Lines from the line with "(r16 & 7)) * 64;" to the line with "for (; kt +" in the entries below, and only those, must be output exactly, with both ends included.

*** Opening of Stored data ***

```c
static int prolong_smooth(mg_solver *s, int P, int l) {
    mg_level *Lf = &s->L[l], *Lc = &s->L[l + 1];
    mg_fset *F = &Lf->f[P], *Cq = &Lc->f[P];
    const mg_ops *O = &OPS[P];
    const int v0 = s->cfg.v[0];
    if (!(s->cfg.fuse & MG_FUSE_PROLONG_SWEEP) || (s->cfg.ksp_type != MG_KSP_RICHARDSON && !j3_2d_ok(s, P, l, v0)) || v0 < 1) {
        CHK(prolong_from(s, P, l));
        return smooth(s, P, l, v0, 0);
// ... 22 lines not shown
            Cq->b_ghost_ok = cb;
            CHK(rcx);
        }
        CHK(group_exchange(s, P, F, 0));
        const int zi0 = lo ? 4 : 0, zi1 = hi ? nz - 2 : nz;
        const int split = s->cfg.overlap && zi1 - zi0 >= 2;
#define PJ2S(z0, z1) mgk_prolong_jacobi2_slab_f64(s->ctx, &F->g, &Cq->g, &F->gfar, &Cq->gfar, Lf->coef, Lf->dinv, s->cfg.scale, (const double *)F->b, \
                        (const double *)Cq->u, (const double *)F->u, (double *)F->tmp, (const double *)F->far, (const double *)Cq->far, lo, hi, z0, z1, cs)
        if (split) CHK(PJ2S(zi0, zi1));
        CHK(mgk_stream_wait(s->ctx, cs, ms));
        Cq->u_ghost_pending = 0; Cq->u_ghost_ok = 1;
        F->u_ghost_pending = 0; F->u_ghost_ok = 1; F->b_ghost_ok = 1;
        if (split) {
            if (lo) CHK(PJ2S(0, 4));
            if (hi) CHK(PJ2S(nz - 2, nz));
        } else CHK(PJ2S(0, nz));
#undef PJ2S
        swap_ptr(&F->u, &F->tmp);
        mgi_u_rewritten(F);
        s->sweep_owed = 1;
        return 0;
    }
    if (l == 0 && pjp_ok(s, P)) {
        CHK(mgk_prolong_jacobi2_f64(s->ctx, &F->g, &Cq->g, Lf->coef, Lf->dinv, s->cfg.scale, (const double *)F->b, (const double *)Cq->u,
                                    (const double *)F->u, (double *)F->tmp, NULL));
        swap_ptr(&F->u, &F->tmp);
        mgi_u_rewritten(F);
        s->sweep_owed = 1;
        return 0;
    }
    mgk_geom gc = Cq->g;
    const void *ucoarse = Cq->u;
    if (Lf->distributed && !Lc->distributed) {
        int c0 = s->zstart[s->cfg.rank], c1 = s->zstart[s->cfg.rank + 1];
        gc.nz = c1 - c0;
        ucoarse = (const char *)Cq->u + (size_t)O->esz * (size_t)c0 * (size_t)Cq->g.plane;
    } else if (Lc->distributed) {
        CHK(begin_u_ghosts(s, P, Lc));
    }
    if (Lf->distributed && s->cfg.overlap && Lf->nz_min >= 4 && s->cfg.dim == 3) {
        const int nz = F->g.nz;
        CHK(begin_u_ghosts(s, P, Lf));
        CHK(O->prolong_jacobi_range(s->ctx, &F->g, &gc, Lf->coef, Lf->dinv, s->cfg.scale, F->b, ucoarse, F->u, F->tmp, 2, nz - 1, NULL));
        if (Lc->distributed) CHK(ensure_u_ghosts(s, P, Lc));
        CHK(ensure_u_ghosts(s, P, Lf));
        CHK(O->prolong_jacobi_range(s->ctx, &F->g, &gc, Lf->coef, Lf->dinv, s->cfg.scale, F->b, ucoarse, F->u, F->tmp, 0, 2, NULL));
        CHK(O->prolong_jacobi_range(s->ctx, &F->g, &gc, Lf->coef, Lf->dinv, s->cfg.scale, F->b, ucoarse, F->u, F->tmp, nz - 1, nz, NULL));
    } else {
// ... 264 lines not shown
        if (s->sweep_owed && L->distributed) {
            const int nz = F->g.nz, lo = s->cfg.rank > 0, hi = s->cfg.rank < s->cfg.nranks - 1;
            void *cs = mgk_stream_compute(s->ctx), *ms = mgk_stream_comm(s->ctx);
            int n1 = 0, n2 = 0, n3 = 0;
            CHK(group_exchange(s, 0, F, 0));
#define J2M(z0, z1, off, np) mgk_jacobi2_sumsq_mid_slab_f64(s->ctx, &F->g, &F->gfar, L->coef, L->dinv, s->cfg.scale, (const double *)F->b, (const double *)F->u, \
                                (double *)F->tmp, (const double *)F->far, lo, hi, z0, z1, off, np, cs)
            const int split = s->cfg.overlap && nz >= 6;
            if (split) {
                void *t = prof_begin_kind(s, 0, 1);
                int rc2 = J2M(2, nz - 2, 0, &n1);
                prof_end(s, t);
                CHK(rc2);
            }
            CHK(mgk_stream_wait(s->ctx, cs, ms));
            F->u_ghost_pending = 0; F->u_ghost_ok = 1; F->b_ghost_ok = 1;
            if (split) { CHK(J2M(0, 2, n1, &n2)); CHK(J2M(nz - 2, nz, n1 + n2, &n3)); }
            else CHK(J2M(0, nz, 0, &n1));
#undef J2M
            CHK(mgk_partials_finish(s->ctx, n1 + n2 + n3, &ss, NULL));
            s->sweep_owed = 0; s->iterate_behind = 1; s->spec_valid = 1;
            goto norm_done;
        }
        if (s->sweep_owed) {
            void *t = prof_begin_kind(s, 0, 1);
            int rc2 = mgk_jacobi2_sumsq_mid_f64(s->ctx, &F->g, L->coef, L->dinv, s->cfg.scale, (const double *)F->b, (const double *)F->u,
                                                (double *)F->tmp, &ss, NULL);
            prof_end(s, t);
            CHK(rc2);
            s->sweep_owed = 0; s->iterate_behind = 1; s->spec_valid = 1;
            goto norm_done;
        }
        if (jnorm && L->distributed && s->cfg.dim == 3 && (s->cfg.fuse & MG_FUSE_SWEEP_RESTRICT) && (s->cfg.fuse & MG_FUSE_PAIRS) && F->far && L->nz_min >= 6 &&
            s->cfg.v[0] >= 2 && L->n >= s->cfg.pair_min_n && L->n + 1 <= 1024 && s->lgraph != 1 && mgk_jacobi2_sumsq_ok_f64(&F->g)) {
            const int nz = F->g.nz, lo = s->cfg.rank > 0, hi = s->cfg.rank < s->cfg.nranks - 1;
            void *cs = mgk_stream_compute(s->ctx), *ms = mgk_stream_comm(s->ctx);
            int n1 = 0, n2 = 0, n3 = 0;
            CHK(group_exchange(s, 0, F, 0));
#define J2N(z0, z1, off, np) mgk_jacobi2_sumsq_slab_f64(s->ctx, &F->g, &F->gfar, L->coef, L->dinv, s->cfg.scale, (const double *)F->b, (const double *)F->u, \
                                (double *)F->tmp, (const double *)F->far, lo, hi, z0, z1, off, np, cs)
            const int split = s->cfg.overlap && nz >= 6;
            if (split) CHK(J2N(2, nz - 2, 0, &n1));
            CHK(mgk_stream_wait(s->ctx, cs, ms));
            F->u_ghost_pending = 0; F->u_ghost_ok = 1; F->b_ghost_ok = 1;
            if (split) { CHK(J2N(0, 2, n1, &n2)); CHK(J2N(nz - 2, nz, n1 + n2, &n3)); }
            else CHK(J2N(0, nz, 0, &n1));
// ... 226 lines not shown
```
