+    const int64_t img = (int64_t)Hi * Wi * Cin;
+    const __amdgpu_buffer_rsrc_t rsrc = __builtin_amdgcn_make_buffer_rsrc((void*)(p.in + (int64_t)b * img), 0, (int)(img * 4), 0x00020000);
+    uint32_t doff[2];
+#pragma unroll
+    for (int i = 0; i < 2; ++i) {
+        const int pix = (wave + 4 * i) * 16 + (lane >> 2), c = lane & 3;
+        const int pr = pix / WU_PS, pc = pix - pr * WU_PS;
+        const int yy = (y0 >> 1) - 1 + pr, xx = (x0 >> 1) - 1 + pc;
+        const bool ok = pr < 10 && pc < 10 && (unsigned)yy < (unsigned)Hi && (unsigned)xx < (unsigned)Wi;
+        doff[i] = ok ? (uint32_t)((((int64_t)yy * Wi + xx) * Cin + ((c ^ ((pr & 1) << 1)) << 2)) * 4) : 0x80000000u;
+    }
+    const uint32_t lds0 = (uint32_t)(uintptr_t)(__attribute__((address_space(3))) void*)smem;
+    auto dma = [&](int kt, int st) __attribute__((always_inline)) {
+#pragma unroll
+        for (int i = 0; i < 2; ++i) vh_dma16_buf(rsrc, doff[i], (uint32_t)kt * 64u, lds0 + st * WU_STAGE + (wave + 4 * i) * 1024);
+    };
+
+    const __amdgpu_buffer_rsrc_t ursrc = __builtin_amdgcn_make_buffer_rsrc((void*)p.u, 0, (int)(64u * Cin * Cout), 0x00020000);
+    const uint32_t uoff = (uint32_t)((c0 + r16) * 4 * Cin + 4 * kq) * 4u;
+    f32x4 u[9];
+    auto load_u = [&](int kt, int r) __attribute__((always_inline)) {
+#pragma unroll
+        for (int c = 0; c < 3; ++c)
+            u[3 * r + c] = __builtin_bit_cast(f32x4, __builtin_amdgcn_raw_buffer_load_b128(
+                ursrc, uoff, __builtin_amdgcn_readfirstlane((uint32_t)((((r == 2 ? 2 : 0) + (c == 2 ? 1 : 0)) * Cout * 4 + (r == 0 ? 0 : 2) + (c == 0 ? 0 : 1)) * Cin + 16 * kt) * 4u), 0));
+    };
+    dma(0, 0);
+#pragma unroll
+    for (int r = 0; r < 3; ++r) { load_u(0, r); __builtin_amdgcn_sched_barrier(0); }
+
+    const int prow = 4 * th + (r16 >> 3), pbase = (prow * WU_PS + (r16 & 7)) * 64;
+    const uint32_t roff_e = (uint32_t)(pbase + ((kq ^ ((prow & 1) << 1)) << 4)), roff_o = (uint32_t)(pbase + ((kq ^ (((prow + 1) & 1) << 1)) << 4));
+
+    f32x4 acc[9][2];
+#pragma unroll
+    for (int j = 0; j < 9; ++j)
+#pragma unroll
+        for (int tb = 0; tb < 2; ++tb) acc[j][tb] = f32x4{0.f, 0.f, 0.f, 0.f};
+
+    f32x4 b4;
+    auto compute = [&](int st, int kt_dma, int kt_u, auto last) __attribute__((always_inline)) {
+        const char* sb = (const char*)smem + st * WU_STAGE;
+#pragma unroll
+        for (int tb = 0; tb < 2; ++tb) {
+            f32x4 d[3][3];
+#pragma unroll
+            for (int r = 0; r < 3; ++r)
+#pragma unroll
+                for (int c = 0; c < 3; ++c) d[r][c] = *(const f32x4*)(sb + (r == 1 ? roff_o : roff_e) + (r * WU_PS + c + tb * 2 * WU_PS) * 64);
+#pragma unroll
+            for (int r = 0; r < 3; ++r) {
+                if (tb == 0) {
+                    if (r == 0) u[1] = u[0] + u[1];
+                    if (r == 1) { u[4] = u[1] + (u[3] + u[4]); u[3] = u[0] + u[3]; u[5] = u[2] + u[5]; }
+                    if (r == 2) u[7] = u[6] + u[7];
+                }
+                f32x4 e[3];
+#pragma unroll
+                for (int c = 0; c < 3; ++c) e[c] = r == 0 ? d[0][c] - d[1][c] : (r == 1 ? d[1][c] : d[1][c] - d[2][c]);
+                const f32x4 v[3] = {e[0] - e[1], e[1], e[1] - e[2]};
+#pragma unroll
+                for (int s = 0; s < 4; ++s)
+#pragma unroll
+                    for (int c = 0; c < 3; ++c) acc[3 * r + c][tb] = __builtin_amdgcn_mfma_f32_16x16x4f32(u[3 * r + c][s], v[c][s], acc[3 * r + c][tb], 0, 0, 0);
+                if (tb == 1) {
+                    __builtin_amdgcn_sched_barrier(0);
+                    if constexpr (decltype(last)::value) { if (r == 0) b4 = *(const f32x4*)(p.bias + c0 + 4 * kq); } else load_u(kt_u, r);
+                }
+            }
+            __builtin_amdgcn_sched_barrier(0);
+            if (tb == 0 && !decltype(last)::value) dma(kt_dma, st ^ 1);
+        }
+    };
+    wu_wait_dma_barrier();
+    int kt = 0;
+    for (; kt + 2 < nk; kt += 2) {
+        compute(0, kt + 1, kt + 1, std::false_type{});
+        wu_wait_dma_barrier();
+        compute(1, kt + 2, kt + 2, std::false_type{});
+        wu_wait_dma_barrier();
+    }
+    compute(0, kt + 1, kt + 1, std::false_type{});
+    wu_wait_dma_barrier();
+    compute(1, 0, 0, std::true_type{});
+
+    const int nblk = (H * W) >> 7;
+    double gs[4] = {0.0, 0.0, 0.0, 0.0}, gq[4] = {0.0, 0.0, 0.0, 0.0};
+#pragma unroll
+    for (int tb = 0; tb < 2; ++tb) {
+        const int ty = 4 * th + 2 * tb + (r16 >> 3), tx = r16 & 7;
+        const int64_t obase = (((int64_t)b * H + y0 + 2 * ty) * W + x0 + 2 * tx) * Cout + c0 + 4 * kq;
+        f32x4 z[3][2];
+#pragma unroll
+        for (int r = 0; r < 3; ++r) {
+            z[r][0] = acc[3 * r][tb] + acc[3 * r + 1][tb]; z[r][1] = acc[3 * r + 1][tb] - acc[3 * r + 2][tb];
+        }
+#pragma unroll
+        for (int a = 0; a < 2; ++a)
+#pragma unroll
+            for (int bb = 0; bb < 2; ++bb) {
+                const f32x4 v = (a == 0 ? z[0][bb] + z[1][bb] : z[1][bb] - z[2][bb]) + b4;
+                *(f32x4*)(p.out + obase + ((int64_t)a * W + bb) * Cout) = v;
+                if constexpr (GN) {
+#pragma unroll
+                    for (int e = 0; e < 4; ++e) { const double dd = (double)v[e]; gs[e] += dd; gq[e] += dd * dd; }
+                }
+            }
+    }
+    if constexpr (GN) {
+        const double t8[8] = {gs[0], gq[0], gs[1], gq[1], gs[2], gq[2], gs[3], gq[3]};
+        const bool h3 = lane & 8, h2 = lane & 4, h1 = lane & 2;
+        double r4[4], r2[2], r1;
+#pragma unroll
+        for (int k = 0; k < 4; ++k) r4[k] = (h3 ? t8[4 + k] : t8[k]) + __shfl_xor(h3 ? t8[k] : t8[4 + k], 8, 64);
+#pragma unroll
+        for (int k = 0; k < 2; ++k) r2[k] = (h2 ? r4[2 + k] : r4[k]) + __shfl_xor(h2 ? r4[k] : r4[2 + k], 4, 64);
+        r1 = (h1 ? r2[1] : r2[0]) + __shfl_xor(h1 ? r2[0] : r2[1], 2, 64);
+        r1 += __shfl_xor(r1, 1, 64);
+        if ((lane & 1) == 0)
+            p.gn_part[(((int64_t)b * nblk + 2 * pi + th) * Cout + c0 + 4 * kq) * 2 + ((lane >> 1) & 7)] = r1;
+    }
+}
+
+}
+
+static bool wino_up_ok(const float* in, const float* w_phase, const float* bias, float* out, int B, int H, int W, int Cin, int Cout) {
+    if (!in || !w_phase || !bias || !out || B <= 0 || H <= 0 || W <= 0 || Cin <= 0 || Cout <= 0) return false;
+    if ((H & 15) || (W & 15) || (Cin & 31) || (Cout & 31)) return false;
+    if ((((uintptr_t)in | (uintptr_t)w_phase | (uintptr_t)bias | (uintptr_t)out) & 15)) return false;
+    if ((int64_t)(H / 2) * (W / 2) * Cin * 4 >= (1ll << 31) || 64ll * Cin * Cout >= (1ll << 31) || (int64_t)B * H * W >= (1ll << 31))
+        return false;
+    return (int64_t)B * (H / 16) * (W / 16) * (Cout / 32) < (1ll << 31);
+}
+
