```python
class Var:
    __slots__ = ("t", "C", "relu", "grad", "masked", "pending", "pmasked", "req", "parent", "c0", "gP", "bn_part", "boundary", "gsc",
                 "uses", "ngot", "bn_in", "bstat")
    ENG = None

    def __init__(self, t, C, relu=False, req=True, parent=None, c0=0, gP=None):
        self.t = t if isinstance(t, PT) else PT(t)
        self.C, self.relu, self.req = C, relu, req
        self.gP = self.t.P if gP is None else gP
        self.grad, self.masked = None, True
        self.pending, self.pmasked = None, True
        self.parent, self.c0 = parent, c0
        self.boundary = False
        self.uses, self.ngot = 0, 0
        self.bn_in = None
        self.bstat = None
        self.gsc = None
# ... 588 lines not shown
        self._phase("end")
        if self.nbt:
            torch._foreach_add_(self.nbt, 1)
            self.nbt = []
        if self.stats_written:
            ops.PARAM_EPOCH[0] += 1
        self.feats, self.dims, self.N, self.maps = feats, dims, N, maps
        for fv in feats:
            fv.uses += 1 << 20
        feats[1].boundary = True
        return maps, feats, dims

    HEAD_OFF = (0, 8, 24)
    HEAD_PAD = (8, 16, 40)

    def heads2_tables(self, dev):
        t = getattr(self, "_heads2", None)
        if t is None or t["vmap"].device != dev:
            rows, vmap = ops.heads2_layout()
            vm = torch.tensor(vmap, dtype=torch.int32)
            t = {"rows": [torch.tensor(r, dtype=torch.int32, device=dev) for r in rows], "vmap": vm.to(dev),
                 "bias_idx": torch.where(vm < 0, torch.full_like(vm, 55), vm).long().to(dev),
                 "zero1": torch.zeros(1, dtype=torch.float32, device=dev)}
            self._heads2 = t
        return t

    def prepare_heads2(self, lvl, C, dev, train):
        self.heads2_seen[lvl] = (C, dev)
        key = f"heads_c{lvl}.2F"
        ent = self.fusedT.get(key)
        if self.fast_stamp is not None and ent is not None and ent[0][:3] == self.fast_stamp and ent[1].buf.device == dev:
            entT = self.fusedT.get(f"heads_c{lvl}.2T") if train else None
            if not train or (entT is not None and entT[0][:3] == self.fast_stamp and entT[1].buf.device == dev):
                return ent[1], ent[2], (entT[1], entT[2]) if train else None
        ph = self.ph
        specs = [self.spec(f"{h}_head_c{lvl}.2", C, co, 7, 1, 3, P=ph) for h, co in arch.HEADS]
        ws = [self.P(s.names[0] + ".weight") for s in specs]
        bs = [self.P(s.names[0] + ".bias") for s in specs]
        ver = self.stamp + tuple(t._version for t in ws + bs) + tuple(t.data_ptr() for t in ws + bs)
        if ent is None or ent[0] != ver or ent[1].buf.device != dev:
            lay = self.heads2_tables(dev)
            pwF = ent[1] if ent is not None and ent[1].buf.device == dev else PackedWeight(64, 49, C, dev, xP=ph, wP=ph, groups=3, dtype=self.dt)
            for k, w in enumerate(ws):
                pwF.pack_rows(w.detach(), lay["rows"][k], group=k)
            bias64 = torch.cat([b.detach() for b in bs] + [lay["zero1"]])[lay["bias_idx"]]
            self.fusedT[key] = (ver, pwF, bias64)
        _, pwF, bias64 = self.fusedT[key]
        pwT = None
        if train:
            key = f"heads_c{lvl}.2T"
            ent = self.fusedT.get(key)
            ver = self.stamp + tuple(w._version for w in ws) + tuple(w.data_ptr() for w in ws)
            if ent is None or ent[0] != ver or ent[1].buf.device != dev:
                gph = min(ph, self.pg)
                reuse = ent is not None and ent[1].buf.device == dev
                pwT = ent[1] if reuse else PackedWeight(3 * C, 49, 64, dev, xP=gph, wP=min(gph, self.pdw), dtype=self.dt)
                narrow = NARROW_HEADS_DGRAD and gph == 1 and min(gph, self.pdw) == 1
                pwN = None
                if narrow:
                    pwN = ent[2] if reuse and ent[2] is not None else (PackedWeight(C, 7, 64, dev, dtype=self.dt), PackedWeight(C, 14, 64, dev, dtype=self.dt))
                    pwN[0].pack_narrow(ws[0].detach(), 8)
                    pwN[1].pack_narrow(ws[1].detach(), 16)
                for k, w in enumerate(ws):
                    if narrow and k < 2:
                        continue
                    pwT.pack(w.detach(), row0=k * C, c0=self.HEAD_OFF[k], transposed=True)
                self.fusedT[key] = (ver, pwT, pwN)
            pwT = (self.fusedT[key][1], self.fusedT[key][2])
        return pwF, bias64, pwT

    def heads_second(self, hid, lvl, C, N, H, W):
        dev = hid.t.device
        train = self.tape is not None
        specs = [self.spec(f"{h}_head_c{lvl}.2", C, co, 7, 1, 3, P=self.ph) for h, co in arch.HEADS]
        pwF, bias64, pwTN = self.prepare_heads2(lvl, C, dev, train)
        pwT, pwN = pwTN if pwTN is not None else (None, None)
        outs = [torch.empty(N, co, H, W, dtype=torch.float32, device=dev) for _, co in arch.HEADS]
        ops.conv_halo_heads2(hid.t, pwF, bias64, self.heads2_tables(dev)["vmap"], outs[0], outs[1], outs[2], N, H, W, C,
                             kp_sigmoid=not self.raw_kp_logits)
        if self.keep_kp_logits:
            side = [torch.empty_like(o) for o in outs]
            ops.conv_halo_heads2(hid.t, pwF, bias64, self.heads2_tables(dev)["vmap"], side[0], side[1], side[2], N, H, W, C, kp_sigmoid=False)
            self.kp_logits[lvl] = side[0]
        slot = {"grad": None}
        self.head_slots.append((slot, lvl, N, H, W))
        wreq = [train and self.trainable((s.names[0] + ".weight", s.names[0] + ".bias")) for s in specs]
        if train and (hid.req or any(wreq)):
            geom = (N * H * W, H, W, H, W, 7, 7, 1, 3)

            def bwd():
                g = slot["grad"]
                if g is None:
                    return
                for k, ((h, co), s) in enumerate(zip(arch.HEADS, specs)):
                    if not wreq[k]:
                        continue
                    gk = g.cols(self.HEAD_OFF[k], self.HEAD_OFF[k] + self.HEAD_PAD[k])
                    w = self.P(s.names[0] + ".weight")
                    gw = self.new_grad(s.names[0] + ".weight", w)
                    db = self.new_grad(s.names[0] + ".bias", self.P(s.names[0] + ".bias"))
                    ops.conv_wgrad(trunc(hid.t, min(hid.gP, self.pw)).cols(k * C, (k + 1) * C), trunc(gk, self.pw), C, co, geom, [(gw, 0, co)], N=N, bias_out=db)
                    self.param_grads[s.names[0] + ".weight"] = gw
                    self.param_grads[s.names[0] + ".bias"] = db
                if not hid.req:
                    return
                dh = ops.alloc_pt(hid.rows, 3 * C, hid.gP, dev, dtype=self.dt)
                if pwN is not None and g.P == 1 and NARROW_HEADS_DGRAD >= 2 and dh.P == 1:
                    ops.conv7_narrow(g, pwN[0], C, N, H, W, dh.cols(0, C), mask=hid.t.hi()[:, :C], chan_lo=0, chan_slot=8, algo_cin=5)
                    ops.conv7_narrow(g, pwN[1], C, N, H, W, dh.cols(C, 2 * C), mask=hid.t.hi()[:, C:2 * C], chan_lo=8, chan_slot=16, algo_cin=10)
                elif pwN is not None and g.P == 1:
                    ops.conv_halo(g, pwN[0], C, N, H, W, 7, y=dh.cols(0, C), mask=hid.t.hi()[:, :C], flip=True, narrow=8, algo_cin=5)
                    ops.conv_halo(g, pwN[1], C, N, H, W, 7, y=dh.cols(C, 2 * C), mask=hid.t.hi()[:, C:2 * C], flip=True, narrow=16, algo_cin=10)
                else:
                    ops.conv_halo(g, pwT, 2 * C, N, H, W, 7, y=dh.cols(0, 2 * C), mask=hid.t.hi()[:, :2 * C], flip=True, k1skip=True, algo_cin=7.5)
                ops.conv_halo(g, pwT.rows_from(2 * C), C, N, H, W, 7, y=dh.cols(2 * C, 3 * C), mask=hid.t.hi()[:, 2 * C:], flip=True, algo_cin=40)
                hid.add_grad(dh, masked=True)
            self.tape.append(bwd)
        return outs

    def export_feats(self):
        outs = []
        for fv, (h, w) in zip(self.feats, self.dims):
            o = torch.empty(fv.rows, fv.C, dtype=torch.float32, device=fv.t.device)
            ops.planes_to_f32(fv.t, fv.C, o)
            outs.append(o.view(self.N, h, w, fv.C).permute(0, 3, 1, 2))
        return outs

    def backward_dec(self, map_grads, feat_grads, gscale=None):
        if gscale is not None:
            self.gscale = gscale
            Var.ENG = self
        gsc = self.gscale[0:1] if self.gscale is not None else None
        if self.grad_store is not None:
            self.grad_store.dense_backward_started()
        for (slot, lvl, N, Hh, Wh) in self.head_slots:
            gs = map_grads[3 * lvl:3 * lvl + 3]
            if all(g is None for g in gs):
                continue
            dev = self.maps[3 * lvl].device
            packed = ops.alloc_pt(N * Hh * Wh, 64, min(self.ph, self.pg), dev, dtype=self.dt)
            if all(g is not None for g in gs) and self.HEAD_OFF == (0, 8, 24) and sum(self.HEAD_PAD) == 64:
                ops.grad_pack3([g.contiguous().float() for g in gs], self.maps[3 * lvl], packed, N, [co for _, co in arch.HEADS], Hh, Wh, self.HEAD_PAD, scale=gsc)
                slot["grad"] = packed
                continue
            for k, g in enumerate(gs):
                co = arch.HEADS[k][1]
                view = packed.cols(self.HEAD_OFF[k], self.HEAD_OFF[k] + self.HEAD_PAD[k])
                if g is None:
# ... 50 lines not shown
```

*** Close of Stored data ***

:: Answer to this problem ::
+    const int prow = 4 * th + (r16 >> 3), pbase = (prow * WU_PS + (r16 & 7)) * 64;
+    const uint32_t roff_e = (uint32_t)(pbase + ((kq ^ ((prow & 1) << 1)) << 4)), roff_o = (uint32_t)(pbase + ((kq ^ (((prow + 1) & 1) << 1)) << 4));
+
+    f32x4 acc[9][2];
+#pragma unroll
+    for (int j = 0; j < 9; ++j)
+#pragma unroll
+        for (int tb = 0; tb < 2; ++tb) acc[j][tb] = f32x4{0.f, 0.f, 0.f, 0.f};
+
+    f32x4 b4;
+    auto compute = [&](int st, int kt_dma, int kt_u, auto last) __attribute__((always_inline)) {
+        const char* sb = (const char*)smem + st * WU_STAGE;
+#pragma unroll
+        for (int tb = 0; tb < 2; ++tb) {
+            f32x4 d[3][3];
+#pragma unroll
+            for (int r = 0; r < 3; ++r)
+#pragma unroll
+                for (int c = 0; c < 3; ++c) d[r][c] = *(const f32x4*)(sb + (r == 1 ? roff_o : roff_e) + (r * WU_PS + c + tb * 2 * WU_PS) * 64);
+#pragma unroll
+            for (int r = 0; r < 3; ++r) {
+                if (tb == 0) {
+                    if (r == 0) u[1] = u[0] + u[1];
+                    if (r == 1) { u[4] = u[1] + (u[3] + u[4]); u[3] = u[0] + u[3]; u[5] = u[2] + u[5]; }
+                    if (r == 2) u[7] = u[6] + u[7];
+                }
+                f32x4 e[3];
+#pragma unroll
+                for (int c = 0; c < 3; ++c) e[c] = r == 0 ? d[0][c] - d[1][c] : (r == 1 ? d[1][c] : d[1][c] - d[2][c]);
+                const f32x4 v[3] = {e[0] - e[1], e[1], e[1] - e[2]};
+#pragma unroll
+                for (int s = 0; s < 4; ++s)
+#pragma unroll
+                    for (int c = 0; c < 3; ++c) acc[3 * r + c][tb] = __builtin_amdgcn_mfma_f32_16x16x4f32(u[3 * r + c][s], v[c][s], acc[3 * r + c][tb], 0, 0, 0);
+                if (tb == 1) {
+                    __builtin_amdgcn_sched_barrier(0);
+                    if constexpr (decltype(last)::value) { if (r == 0) b4 = *(const f32x4*)(p.bias + c0 + 4 * kq); } else load_u(kt_u, r);
+                }
+            }
+            __builtin_amdgcn_sched_barrier(0);
+            if (tb == 0 && !decltype(last)::value) dma(kt_dma, st ^ 1);
+        }
+    };
+    wu_wait_dma_barrier();
+    int kt = 0;
+    for (; kt + 2 < nk; kt += 2) {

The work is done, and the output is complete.